I am so not a gender outlaw. While I have no problem with other people doing what they want to do, I have no doubts about what (or who) I want to do (or not do). Applying a definition to gender seems pointless to me. I mean, who really cares? All I want is to be happy with myself. I don’t need to explore any hidden places that really thrill me because I know what I like. Confusion about whether I wanted a penis or a vagina was never an issue for me.
As for those places that really thrill me... Well, I have explored (and continue to explore) quite a few of them. I have been kicked out of bars, caught with my pants around my ankles (literally) and seen more than one hotel room with a mirror on the ceiling (they got some kinky stuff in a lot of those rooms). There are still places that I would like to explore, but I don’t want to get arrested. For instance, I have always wanted to make use of one of those big trampolines that people try to cram into their tiny, unfenced yards. I imagine the trampoline owners wouldn’t appreciate it though and I would be creeped out if they did.

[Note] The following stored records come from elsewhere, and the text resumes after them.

extern "C" int rtk_pivot_rope(const void* x, int64_t heads, int64_t L, int64_t D, int64_t stride_h, int64_t stride_l,
                              const void* cos, const void* sin, int n_pos, const int32_t* mrope_section_host,
                              float inv_scale2, int forward, void* out, int64_t out_stride_h, int64_t out_stride_l,
                              void* stream) {
    RTK_NVTX("rtk_pivot_rope");
    if (!x || !cos || !sin || !out || heads < 1 || L < 1 || D < 16) return RTK_E_BADARG;
    if (D % 16 != 0 || (n_pos != 1 && n_pos != 3)) return RTK_E_UNSUPPORTED;
    if (n_pos == 3 && !mrope_section_host) return RTK_E_BADARG;
    if ((((uintptr_t)x | (uintptr_t)out) & 15u) != 0) return RTK_E_ALIGN;
    if ((stride_h | stride_l | out_stride_h | out_stride_l) % 8 != 0) return RTK_E_ALIGN;
    RopeParams p;
    p.heads = (int)heads; p.L = (int)L; p.D = (int)D; p.n_pos = n_pos; p.forward = forward;
    p.stride_h = stride_h; p.stride_l = stride_l; p.out_stride_h = out_stride_h; p.out_stride_l = out_stride_l;
    p.inv_scale2 = inv_scale2;
    p.heads2 = 0; p.x2 = nullptr; p.out2 = nullptr;
    p.stride_h2 = p.stride_l2 = p.out_stride_h2 = p.out_stride_l2 = 0;
    if (!mrope_bounds(n_pos, mrope_section_host, D, p.bound)) return RTK_E_UNSUPPORTED;
    return rope_launch(x, cos, sin, out, p, (cudaStream_t)stream);
}

extern "C" int rtk_pivot_select(const void* head_scores, int64_t KVH, int64_t L, const uint8_t* keymask, int64_t keep,
                                int32_t* keep_idx, void* score_out, void* stream) {
    RTK_NVTX("rtk_pivot_select");
    if (!head_scores || !keep_idx || KVH < 1 || L < 1 || keep < 1 || keep > L) return RTK_E_BADARG;
    if (L > 16384) return RTK_E_UNSUPPORTED;
    const size_t smem = (size_t)L * 4 + 112 * 4;
    cudaError_t e = cudaFuncSetAttribute(pivot_select_kernel, cudaFuncAttributeMaxDynamicSharedMemorySize, (int)smem);
    if (e != cudaSuccess) return (int)e;
    RTK_LAUNCH_PDL(pivot_select_kernel, 1, kSelThreads, smem, (cudaStream_t)stream, (const __nv_bfloat16*)head_scores, (int)KVH,
                   (int)L, keymask, (int)keep, keep_idx, (__nv_bfloat16*)score_out);
    return 0;
}

extern "C" int rtk_pivot_compact(const void* k, const void* v, int64_t KVH, int64_t L, int64_t D, int64_t stride_h,
                                 int64_t stride_l, const int32_t* keep_idx, int64_t keep, void* k_out, void* v_out,
                                 int64_t out_stride_h, const int64_t* pos, int n_pos, int64_t* pos_out, int reforge,
                                 void* stream) {
    RTK_NVTX("rtk_pivot_compact");
    if ((!k && !v) || !keep_idx || (k && !k_out) || (v && !v_out) || KVH < 1 || L < 1 || D < 8 || keep < 1 || keep > L)
        return RTK_E_BADARG;
    if (pos && (!pos_out || n_pos < 1)) return RTK_E_BADARG;
    if (D % 8 != 0) return RTK_E_UNSUPPORTED;
    if ((((uintptr_t)k | (uintptr_t)v | (uintptr_t)k_out | (uintptr_t)v_out) & 15u) != 0) return RTK_E_ALIGN;
    if ((stride_h | stride_l | out_stride_h) % 8 != 0) return RTK_E_ALIGN;
    CompactParams p;
    p.KVH = (int)KVH; p.L = (int)L; p.D = (int)D; p.keep = (int)keep; p.n_pos = n_pos; p.reforge = reforge;
    p.stride_h = stride_h; p.stride_l = stride_l; p.out_stride_h = out_stride_h;
    p.v_stride_h = stride_h; p.v_stride_l = stride_l;
    p.pos_out_stride = keep;
    p.ratio = (float)((double)keep / (double)L);
    const long long total = KVH * keep * (D / 8);
    long long grid = (total + 255) / 256;
    if (grid > 148 * 8) grid = 148 * 8;
    RTK_LAUNCH_PDL(pivot_compact_kernel, (unsigned)(grid + 1), 256, 0, (cudaStream_t)stream,  (const __nv_bfloat16*)k, (const __nv_bfloat16*)v, keep_idx, (__nv_bfloat16*)k_out, (__nv_bfloat16*)v_out, (const long long*)pos, (long long*)pos_out, p);
    return 0;
}

extern "C" int rtk_pivot_rope_tables(const int64_t* pos, int n_pos, int64_t L, int64_t D, const float* inv_freq,
                                     const int32_t* mrope_section_host, float attention_scaling, void* cos_out,
                                     void* sin_out, void* stream) {
    RTK_NVTX("rtk_pivot_rope_tables");
    if (!pos || !inv_freq || !cos_out || !sin_out || L < 1 || D < 2) return RTK_E_BADARG;
    if (D % 2 != 0 || (n_pos != 1 && n_pos != 3)) return RTK_E_UNSUPPORTED;
    if (n_pos == 3 && !mrope_section_host) return RTK_E_BADARG;
    RopeParams p;
    p.heads = 1; p.L = (int)L; p.D = (int)D; p.n_pos = n_pos; p.forward = 0;
    p.stride_h = p.stride_l = p.out_stride_h = p.out_stride_l = 0;
    p.heads2 = 0; p.x2 = nullptr; p.out2 = nullptr;
    p.stride_h2 = p.stride_l2 = p.out_stride_h2 = p.out_stride_l2 = 0;
    p.inv_scale2 = 1.0f;
    if (!mrope_bounds(n_pos, mrope_section_host, D, p.bound)) return RTK_E_UNSUPPORTED;
    long long grid = (L * D + 255) / 256;
    if (grid > 148 * 8) grid = 148 * 8;
    RTK_LAUNCH_PDL(pivot_rope_table_kernel, (unsigned)grid, 256, 0, (cudaStream_t)stream,  (const long long*)pos, inv_freq, p, attention_scaling, (__nv_bfloat16*)cos_out, (__nv_bfloat16*)sin_out);
    return 0;
}

static size_t align256(size_t x) { return (x + 255) & ~(size_t)255; }

extern "C" size_t rtk_pivot_update_batch_workspace_bytes(int64_t H, int64_t KVH, int64_t L, int64_t D, int64_t n_layers) {
    if (H < 1 || KVH < 1 || L < 1 || D < 1 || n_layers < 1) return 0;
    const size_t n = (size_t)(n_layers < kMaxBatchLayers ? n_layers : kMaxBatchLayers);
    return align256(rtk_pivot_score_workspace_bytes(H * (int64_t)n, L)) +
           n * (align256((size_t)H * L * D * 2) + align256((size_t)KVH * L * D * 2)) + align256(n * sizeof(long long)) + 256 +
           n * key_elide_bytes(KVH, L, D) + 256;
}

extern "C" size_t rtk_pivot_update_workspace_bytes(int64_t H, int64_t KVH, int64_t L, int64_t D) {
    return rtk_pivot_update_batch_workspace_bytes(H, KVH, L, D, 1);
}

#ifndef RTK_UNROT_TOKEN_MAJOR
#define RTK_UNROT_TOKEN_MAJOR 1
#endif

static int pivot_update_group(const rtk_pivot_update_args* a, int n, char* ws, cudaStream_t st) {
    const rtk_pivot_update_args& a0 = a[0];
    const int64_t H = a0.H, KVH = a0.KVH, L = a0.L, D = a0.D;
    const bool reforge = a0.reforge != 0;
    const int64_t uq_sh = RTK_UNROT_TOKEN_MAJOR ? D : L * D, uq_sl = RTK_UNROT_TOKEN_MAJOR ? H * D : D;
    const int64_t uk_sh = RTK_UNROT_TOKEN_MAJOR ? D : L * D, uk_sl = RTK_UNROT_TOKEN_MAJOR ? KVH * D : D;
    void* score_ws = ws;                ws += align256(rtk_pivot_score_workspace_bytes(H * n, L));
    char* qu0 = ws;                     ws += (size_t)n * align256((size_t)H * L * D * 2);
    char* ku0 = ws;                     ws += (size_t)n * align256((size_t)KVH * L * D * 2);
    long long* tmin = (long long*)ws;   ws += align256((size_t)n * sizeof(long long)) + 256;
    char* kc0 = ws;                     ws += (size_t)n * align256((size_t)KVH * L * D * 2);
    char* slot0 = ws;                   ws += (size_t)n * align256((size_t)L * 4);
    int32_t* nkeys_ws = (int32_t*)ws;

    BatchLayers t = {};
    ScoreBatch sb = {};
    sb.n = n; sb.H = H; sb.KVH = KVH; sb.L = L; sb.D = D;
    for (int i = 0; i < kMaxBatchLayers; ++i) {
        const rtk_pivot_update_args& x = a[i < n ? i : 0];
        char* qu = qu0 + (size_t)(i < n ? i : 0) * align256((size_t)H * L * D * 2);
        char* ku = ku0 + (size_t)(i < n ? i : 0) * align256((size_t)KVH * L * D * 2);
        t.q[i] = (const __nv_bfloat16*)x.q;       t.q_stride_h[i] = x.q_stride_h;     t.q_stride_l[i] = x.q_stride_l;
        t.k_in[i] = (const __nv_bfloat16*)x.k;    t.kin_stride_h[i] = x.k_stride_h;   t.kin_stride_l[i] = x.k_stride_l;
        t.qu[i] = (__nv_bfloat16*)qu;             t.ku[i] = (__nv_bfloat16*)ku;
        t.k[i] = reforge ? (const __nv_bfloat16*)ku : (const __nv_bfloat16*)x.k;
        t.k_stride_h[i] = reforge ? uk_sh : x.k_stride_h;
        t.k_stride_l[i] = reforge ? uk_sl : x.k_stride_l;
        t.v[i] = (const __nv_bfloat16*)x.v;       t.v_stride_h[i] = x.v_stride_h;     t.v_stride_l[i] = x.v_stride_l;
        t.pos[i] = (const long long*)x.pos;       t.keymask[i] = x.keymask;
        t.k_out[i] = (__nv_bfloat16*)x.k_out;     t.v_out[i] = (__nv_bfloat16*)x.v_out;
        t.out_stride_h[i] = x.out_stride_h;
        t.pos_out[i] = (long long*)x.pos_out;     t.pos_out_stride[i] = x.pos_out_stride > 0 ? x.pos_out_stride : x.keep;
        t.keep_idx[i] = x.keep_idx;               t.head_scores[i] = (const __nv_bfloat16*)x.head_scores;
        if (i < n) {
            sb.q[i] = reforge ? (const void*)qu : x.q;
            sb.k[i] = reforge ? (const void*)ku : x.k;
            sb.q_stride_h[i] = reforge ? uq_sh : x.q_stride_h;   sb.q_stride_l[i] = reforge ? uq_sl : x.q_stride_l;
            sb.k_stride_h[i] = reforge ? uk_sh : x.k_stride_h;   sb.k_stride_l[i] = reforge ? uk_sl : x.k_stride_l;
            sb.head_scores[i] = x.head_scores;
        }
    }
    RopeParams rp = {};
    rp.heads = (int)H; rp.L = (int)L; rp.D = (int)D; rp.n_pos = a0.n_pos; rp.forward = 0;
    rp.out_stride_h = uq_sh; rp.out_stride_l = uq_sl;
    rp.heads2 = (int)KVH; rp.out_stride_h2 = uk_sh; rp.out_stride_l2 = uk_sl;
    rp.inv_scale2 = a0.inv_scale2;
    mrope_bounds(a0.n_pos, a0.mrope_section, D, rp.bound);
    const bool xchg = a0.xchg_world > 1;
    const int64_t score_rows = a0.score_rows > 0 ? a0.score_rows : KVH;
    if (reforge && !a0.skip_score) {
        if (a0.inv_freq) {
            RTK_LAUNCH_PDL(pivot_unrope_qk_batch_kernel, dim3((unsigned)((L + kUnropeTok - 1) / kUnropeTok), (unsigned)n), 256, 0, st, t, a0.inv_freq,
                           a0.attention_scaling, rp);
        } else {
            rp.stride_h = a0.q_stride_h; rp.stride_l = a0.q_stride_l;
            rp.x2 = t.k_in[0]; rp.out2 = t.ku[0]; rp.stride_h2 = a0.k_stride_h; rp.stride_l2 = a0.k_stride_l;
            const int rc = rope_launch(a0.q, a0.cos, a0.sin, t.qu[0], rp, st);
            if (rc) return rc;
        }
    }
    if (!a0.skip_score) {
        bool any_mask = false;
        for (int i = 0; i < n; ++i) any_mask = any_mask || a[i].keymask != nullptr;
        if (any_mask && key_elision_enabled()) {
            KeyElide ke = {};
            ke.L = (int)L; ke.KVH = (int)KVH; ke.D = (int)D; ke.n_keys = nkeys_ws;
            for (int i = 0; i < kMaxBatchLayers; ++i) {
                const int j = i < n ? i : 0;
                ke.keymask[i] = a[j].keymask;
                ke.slot[i] = (int32_t*)(slot0 + (size_t)j * align256((size_t)L * 4));
                ke.k[i] = t.k[j]; ke.k_stride_h[i] = t.k_stride_h[j]; ke.k_stride_l[i] = t.k_stride_l[j];
                ke.kc[i] = (__nv_bfloat16*)(kc0 + (size_t)j * align256((size_t)KVH * L * D * 2));
            }
            int rc = key_elide_prepare(ke, n, sb, st);
            if (rc) return rc;
        }
        if (a0.ev_score_begin) cudaEventRecord((cudaEvent_t)a0.ev_score_begin, st);
        int rc = pivot_score_batch(sb, score_ws, rtk_pivot_score_workspace_bytes(H * n, L), st);
        if (rc) return rc;
        if (a0.ev_score_end) cudaEventRecord((cudaEvent_t)a0.ev_score_end, st);
    }
    if (a0.skip_select) {
        if (xchg) {
            XchgPutBatch xp = {};
            xp.n = (long long)KVH * L; xp.world = a0.xchg_world; xp.rank = a0.xchg_rank;
            for (int i = 0; i < n; ++i) {
                xp.src[i] = (const __nv_bfloat16*)a[i].head_scores;
                for (int r = 0; r < a0.xchg_world; ++r)
                    xp.dst[i][r] = (__nv_bfloat16*)a[i].xchg_scores[r] + (size_t)a0.xchg_rank * KVH * L;
            }
            RTK_LAUNCH_PDL(pivot_xchg_put_batch_kernel, (unsigned)n, 1024, 0, st, xp);
            XchgFlags xf = {};
            xf.world = a0.xchg_world; xf.rank = a0.xchg_rank; xf.epoch = a0.xchg_epoch;
            for (int r = 0; r < a0.xchg_world; ++r) xf.flags[r] = a0.xchg_flags[r];
            RTK_LAUNCH_PDL(pivot_xchg_flag_kernel, 1, 32, 0, st, xf);
        }
        return 0;
    }
    {
        const size_t smem = (size_t)L * 4 + 112 * 4;
        cudaError_t e = cudaFuncSetAttribute(pivot_select_batch_kernel, cudaFuncAttributeMaxDynamicSharedMemorySize, (int)smem);
        if (e != cudaSuccess) return (int)e;
        RTK_LAUNCH_PDL(pivot_select_batch_kernel, (unsigned)n, kSelThreads, smem, st, t, (int)score_rows, (int)L, (int)a0.keep,
                       reforge ? 1 : 0, tmin, (const uint32_t*)(xchg ? a0.xchg_flags[a0.xchg_rank] : nullptr),
                       xchg ? a0.xchg_world : 0, a0.xchg_epoch, xchg_timeout_ns());
    }
    {
        CompactParams p = {};
        p.KVH = (int)KVH; p.L = (int)L; p.D = (int)D; p.keep = (int)a0.keep; p.n_pos = a0.pos ? a0.n_pos : 0; p.reforge = a0.reforge;
        p.ratio = (float)((double)a0.keep / (double)L);
        RopeParams rq = {};
        rq.D = (int)D; rq.n_pos = a0.n_pos; rq.L = (int)a0.keep;
        for (int i = 0; i < 6; ++i) rq.bound[i] = rp.bound[i];
        RTK_LAUNCH_PDL(pivot_compact_rope_batch_kernel, dim3((unsigned)a0.keep, (unsigned)n), 128, 0, st, t, (const long long*)tmin,
                       a0.inv_freq, a0.attention_scaling, p, rq, (reforge && a0.inv_freq) ? 1 : 0);
    }
    return 0;
}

I guess this quiz bothered me because it had to label me as confused about my gender when I simply feel that people should choose their own happiness. If someone doesn’t think she or he or whatever is a man or a woman or anything in between, that’s fine with me. It doesn’t interfere with my ability to enjoy the pleasures of men (or various battery-operated toys). But that doesn’t make me a gender outlaw or render it necessary for me to explore unknown places. Maybe the quiz just ends by telling everybody they are a gender outlaw, regardless of how you might have answered the questions.
I am discarding the gender outlaw label and adopting the label of girl-who-dips-carrots-in-peanut-butter.

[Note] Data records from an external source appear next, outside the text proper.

int build_tables(const int64_t* h_var, const int64_t* h_chk, int64_t num_edges, int32_t V,
                 int32_t C, HostTables& T) {
    if (!h_var || !h_chk || num_edges <= 0 || V <= 0 || C <= 0) return GNND_ERR_INVALID_ARG;
    if (V > 65535 || C > 65535 || num_edges > 65535) return GNND_ERR_UNSUPPORTED;
    const int E = (int)num_edges;
    std::vector<uint32_t> evc(E);
    std::vector<int> vptr(V + 1, 0), cptr(C + 1, 0), cedge(E);
    for (int e = 0; e < E; ++e) {
        int64_t v = h_var[e], c = h_chk[e];
        if (v < 0 || v >= V || c < 0 || c >= C) return GNND_ERR_GRAPH;
        if (e > 0) {
            int64_t pv = h_var[e - 1], pc = h_chk[e - 1];
            if (v < pv || (v == pv && c <= pc)) return GNND_ERR_GRAPH;
        }
        evc[e] = (uint32_t)v | ((uint32_t)c << 16);
        vptr[v + 1]++;
        cptr[c + 1]++;
    }
    int max_dv = 0, max_dc = 0;
    for (int v = 0; v < V; ++v) { max_dv = vptr[v + 1] > max_dv ? vptr[v + 1] : max_dv; vptr[v + 1] += vptr[v]; }
    int min_dc = C > 0 ? cptr[1] : 0;
    for (int c = 0; c < C; ++c) {
        max_dc = cptr[c + 1] > max_dc ? cptr[c + 1] : max_dc;
        min_dc = cptr[c + 1] < min_dc ? cptr[c + 1] : min_dc;
        cptr[c + 1] += cptr[c];
    }
    {
        std::vector<int> fill(cptr.begin(), cptr.end() - 1);
        for (int e = 0; e < E; ++e) cedge[fill[h_chk[e]]++] = e;
    }
    static const int force_r = [] {
        const char* e = gnnd_tune_env("GNND_GROUP_R");
        return e ? atoi(e) : 0;
    }();
    auto build_plan = [&](int pref, SlotPlan& sp) -> bool {
        long best = -1;
        for (int R = 1; R <= 4; ++R) {
            int need = (max_dc + R - 1) / R, G = 1;
            while (G < need) G <<= 1;
            if (G > 64) continue;
            long slots = (long)C * G * R;
            if (force_r == R) { best = slots; sp.G = G; sp.R = R; break; }
            const bool tie_wins = pref == 1 || (pref == 2 && R == 2);
            if (best < 0 || slots < best || (tie_wins && slots == best)) {
                best = slots; sp.G = G; sp.R = R;
            }
        }
        if (best < 0) return false;
        const int ns = C * sp.G * sp.R;
        sp.slot.assign(ns, GNND_SLOT_PAD);
        sp.slot_ve.assign(ns, (uint32_t)E << 16);
        sp.vslot.assign(E, 0);
        sp.padded = 0;
        for (int c = 0; c < C; ++c) {
            sp.padded |= (cptr[c + 1] - cptr[c]) != sp.G * sp.R;
            sp.padr = std::max(sp.padr, std::min(sp.R, sp.G * sp.R - (cptr[c + 1] - cptr[c])));
            for (int k = cptr[c], i = 0; k < cptr[c + 1]; ++k, ++i) {
                int e = cedge[k];
                int pos = c * sp.G * sp.R + i;
                sp.slot[pos] = evc[e] & 0xffffu;
                sp.slot_ve[pos] = (evc[e] & 0xffffu) | ((uint32_t)e << 16);
                sp.vslot[e] = pos;
            }
        }
        return true;
    };
    SlotPlan* plans = T.plans;
    for (int i = 0; i < 3; ++i)
        if (!build_plan(i, plans[i])) return GNND_ERR_UNSUPPORTED;

    std::vector<int> vord(V);
    for (int v = 0; v < V; ++v) vord[v] = v;
    std::stable_sort(vord.begin(), vord.end(), [&](int a, int b) {
        return vptr[a + 1] - vptr[a] < vptr[b + 1] - vptr[b];
    });

    const int nints = graph_table_ints(V, C, E);
    int* plan_off = T.plan_off;
    int off = nints;
    for (int i = 0; i < 3; ++i) {
        plan_off[i] = off;
        off += 2 * (int)plans[i].slot.size() + E;
    }
    const int ord_off = (off + 1) & ~1;
    const int nsr = (int)plans[1].slot.size();
    auto build_layout = [&](int gs, bool with_x, Layout& L) {
        std::vector<int> epos(E);
        L.vlay.assign(2 * V, 0);
        int pos = 0;
        for (int j0 = 0; j0 < V; j0 += gs) {
            const int j1 = std::min(V, j0 + gs);
            int dpad = 0;
            for (int j = j0; j < j1; ++j) dpad = std::max(dpad, vptr[vord[j] + 1] - vptr[vord[j]]);
            if (with_x) ++dpad;
            for (int j = j0; j < j1; ++j) {
                const int v = vord[j];
                L.vlay[2 * j] = v | (dpad << 16);
                L.vlay[2 * j + 1] = pos;
                for (int e = vptr[v]; e < vptr[v + 1]; ++e) epos[e] = pos + (e - vptr[v]);
                pos += dpad;
            }
        }
        L.P = pos;
        if (pos >= 65535) return;
        L.ok = true;
        L.slot.assign(nsr, pos << 16);
        for (int k = 0; k < nsr; ++k) {
            const uint32_t sv = plans[1].slot_ve[k];
            const int e = (int)(sv >> 16);
            if (e < E) L.slot[k] = (int)(sv & 0xffffu) | (epos[e] << 16);
        }
        const bool tile_ok = (long)(64 / gs) * C * plans[1].G <= 12L * 256;
        if (with_x && gs >= 2 && gs <= 32 && plans[1].G <= 16 && tile_ok && !slot_spread_disabled()) {
            std::vector<int> cdeg(C);
            for (int c = 0; c < C; ++c) cdeg[c] = cptr[c + 1] - cptr[c];
            spread_check_slots(C, plans[1].G, plans[1].R, 64 / gs, pos, cdeg, L.slot);
        }
        L.ts = V;
        L.tpos.resize(V);
        for (int v = 0; v < V; ++v) L.tpos[v] = v;
        if (with_x && gs >= 2 && gs <= 32 && plans[1].G <= 16 && tile_ok && !tperm_disabled()) {
            std::vector<int> cdeg(C), vo(V);
            for (int c = 0; c < C; ++c) cdeg[c] = cptr[c + 1] - cptr[c];
            for (int j = 0; j < V; ++j) vo[j] = L.vlay[2 * j] & 0xffff;
            place_t_rows(C, plans[1].G, plans[1].R, 64 / gs, V, vo, cdeg, L.slot, L.ts, L.tpos);
        }
        if (with_x) {
            for (int j = 0; j < V; ++j) L.vlay[2 * j + 1] |= L.tpos[L.vlay[2 * j] & 0xffff] << 16;
            for (int k = 0; k < nsr; ++k)
                L.slot[k] = (L.slot[k] & ~0xffff) | L.tpos[L.slot[k] & 0xffff];
        }
    };
    Layout* lays = T.lays;
    Layout* laysx = T.laysx;
    int* lay_off = T.lay_off;
    int* layx_off = T.layx_off;
    off = ord_off + 2 * V;
    for (int i = 0; i < 7; ++i) {
        for (int x = 0; x < 2; ++x) {
            if (i == 0 && !x) continue;
            Layout& L = x ? laysx[i] : lays[i];
            build_layout(1 << i, x != 0, L);
            if (!L.ok) continue;
            (x ? layx_off : lay_off)[i] = off;
            off = (off + 2 * V + nsr + 1) & ~1;
        }
    }
    std::vector<int>& table = T.table;
    table.assign(off, 0);
    memcpy(table.data(), evc.data(), sizeof(int) * E);
    memcpy(table.data() + E, vptr.data(), sizeof(int) * (V + 1));
    memcpy(table.data() + E + V + 1, cptr.data(), sizeof(int) * (C + 1));
    memcpy(table.data() + E + V + 1 + C + 1, cedge.data(), sizeof(int) * E);
    for (int i = 0; i < 3; ++i) {
        const int ns = (int)plans[i].slot.size();
        memcpy(table.data() + plan_off[i], plans[i].slot.data(), sizeof(int) * ns);
        memcpy(table.data() + plan_off[i] + ns, plans[i].vslot.data(), sizeof(int) * E);
        memcpy(table.data() + plan_off[i] + ns + E, plans[i].slot_ve.data(), sizeof(int) * ns);
    }
    for (int i = 0; i < V; ++i) {
        const int v = vord[i];
        table[ord_off + 2 * i] = v | ((vptr[v + 1] - vptr[v]) << 16);
        table[ord_off + 2 * i + 1] = vptr[v];
    }
    for (int i = 0; i < 7; ++i)
        for (int x = 0; x < 2; ++x) {
            const Layout& L = x ? laysx[i] : lays[i];
            if (!L.ok) continue;
            const int o = (x ? layx_off : lay_off)[i];
            memcpy(table.data() + o, L.vlay.data(), sizeof(int) * 2 * V);
            memcpy(table.data() + o + 2 * V, L.slot.data(), sizeof(int) * nsr);
        }

    T.V = V; T.C = C; T.E = E; T.max_dv = max_dv; T.max_dc = max_dc; T.min_dc = min_dc;
    T.nints = nints; T.ord_off = ord_off; T.nsr = nsr;
    return GNND_OK;
}

int check_tables(const HostTables& T, int32_t* report) {
    const int E = T.E, V = T.V, C = T.C;
    const std::vector<int>& t = T.table;
    const int* vptr = t.data() + E;
    const int* cptr = vptr + V + 1;
    const int* cedge = cptr + C + 1;
    int fails = 0, nlay = 0;
    for (int p = 0; p < 3; ++p) {
        const SlotPlan& sp = T.plans[p];
        const int GR = sp.G * sp.R;
        if ((int)sp.slot_ve.size() != C * GR) { ++fails; continue; }
        for (int c = 0; c < C; ++c) {
            const int deg = cptr[c + 1] - cptr[c];
            if (deg > GR) ++fails;
            for (int i = 0; i < GR; ++i) {
                const int e = (int)(sp.slot_ve[c * GR + i] >> 16);
                if (i < deg) {
                    if (e != cedge[cptr[c] + i] || sp.vslot[e] != c * GR + i) ++fails;
                    if ((int)(sp.slot_ve[c * GR + i] & 0xffffu) != (int)(t[e] & 0xffff)) ++fails;
                } else if (e != E) {
                    ++fails;
                }
            }
            for (int gi = 0; gi < sp.G; ++gi) {
                int pad = 0;
                for (int r = 0; r < sp.R; ++r) {
                    const bool isp = (int)(sp.slot_ve[c * GR + gi * sp.R + r] >> 16) == E;
                    if (!isp && pad) ++fails;
                    pad += isp;
                }
                if (pad > sp.padr) ++fails;
            }
        }
    }
    for (int x = 0; x < 2; ++x)
        for (int i = x ? 0 : 1; i < 7; ++i) {
            const Layout& L = x ? T.laysx[i] : T.lays[i];
            if (!L.ok) continue;
            ++nlay;
            std::vector<int> owner(L.P + 1, -1), epos(E, -1);
            int expect = 0;
            const bool tx = x != 0;
            const int ts = tx ? L.ts : V;
            if (tx) {
                std::vector<int> used(ts > 0 ? ts : 1, 0);
                if ((int)L.tpos.size() != V || ts < V || ts > 65535) ++fails;
                else
                    for (int v = 0; v < V; ++v)
                        if (L.tpos[v] < 0 || L.tpos[v] >= ts || used[L.tpos[v]]++) ++fails;
            }
            auto tp = [&](int v) { return tx && (int)L.tpos.size() == V ? L.tpos[v] : v; };
            for (int j = 0; j < V; ++j) {
                const int v = L.vlay[2 * j] & 0xffff, dpad = (int)((uint32_t)L.vlay[2 * j] >> 16);
                const int pos = L.vlay[2 * j + 1] & 0xffff;
                if (((uint32_t)L.vlay[2 * j + 1] >> 16) != (uint32_t)(tx ? tp(v) : 0)) ++fails;
                const int deg = vptr[v + 1] - vptr[v];
                if (pos != expect || dpad < deg + x || pos + dpad > L.P) { ++fails; continue; }
                expect = pos + dpad;
                for (int k = 0; k < dpad; ++k) {
                    if (owner[pos + k] != -1) ++fails;
                    owner[pos + k] = v;
                }
                for (int e = vptr[v]; e < vptr[v + 1]; ++e) epos[e] = pos + (e - vptr[v]);
            }
            if (expect != L.P) ++fails;
            const SlotPlan& sp = T.plans[1];
            const int GR = sp.G * sp.R;
            std::vector<int> epos_inv(L.P + 1, -1), seen(E, 0);
            for (int e = 0; e < E; ++e)
                if (epos[e] >= 0) epos_inv[epos[e]] = e;
            for (int c = 0; c < C; ++c) {
                const int deg = cptr[c + 1] - cptr[c];
                for (int k = 0; k < GR; ++k) {
                    const uint32_t sl = (uint32_t)L.slot[c * GR + k];
                    const int pos = (int)(sl >> 16);
                    if (k >= deg) {
                        if (pos != L.P) ++fails;
                        continue;
                    }
                    const int e = pos <= L.P ? epos_inv[pos] : -1;
                    if (e < 0 || (int)(t[e] >> 16) != c || (int)(sl & 0xffffu) != tp((int)(t[e] & 0xffff)) ||
                        seen[e]++)
                        ++fails;
                }
            }
        }
    if (report) {
        report[0] = 3;
        report[1] = nlay;
        report[2] = E;
        report[3] = fails;
    }
    return fails ? GNND_ERR_GRAPH : GNND_OK;
}

}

Wednesday, February 27, 2008

I began my internship at a local weekly newspaper today. My new editor told me that all the people in the company were good people, albeit a few of them might be oddballs. The guy I spent most of the day working with told me that it was a very dysfunctional company and that everyone there was a closet case. I tend to think his assessment is probably more accurate than than the editor's. Fortunately, I have a wealth of experience with dysfunctional groups of people to draw from.
I may be slightly (or really, depending on your point of view) pessimistic or cynical or both, but I don’t see most people as good people. What does that really mean anyway? Good people? Are you a good person if you go to work every day, pay your taxes and don’t bother anybody? Are you a good person if you lie in bed all day and don’t bother anybody?
I believe that for every malevolent human being in the world, past and present, there is someone who will say she or he was a good person: “Oh, well, Adolf really was a sweet boy. He used to carry my groceries home for me” or “Saddam isn’t as bad as he seems. He always gave me the orange skittles” or “Joseph (Stalin) was really a very considerate man sometimes,” etc, etc. As if those things ruled out their crimes. So, what does it take for a person to cross over from good to bad? (And why isn’t there any middle ground? You never hear anyone say, “Well, she’s not a good person or a bad person. She’s just a person.”)
People are too generous with their “good person” labels. We are comfortable in our passivity and don’t want to rock the boat by admitting that a person’s faults are more than just faults and that her or his occasional pleasantries don’t compensate for the pain she or he inflicts. And when someone else tries to call her or him out on her or his meanness, we label that person as over-reactive or emotional. We all just want to bury our heads in the sand.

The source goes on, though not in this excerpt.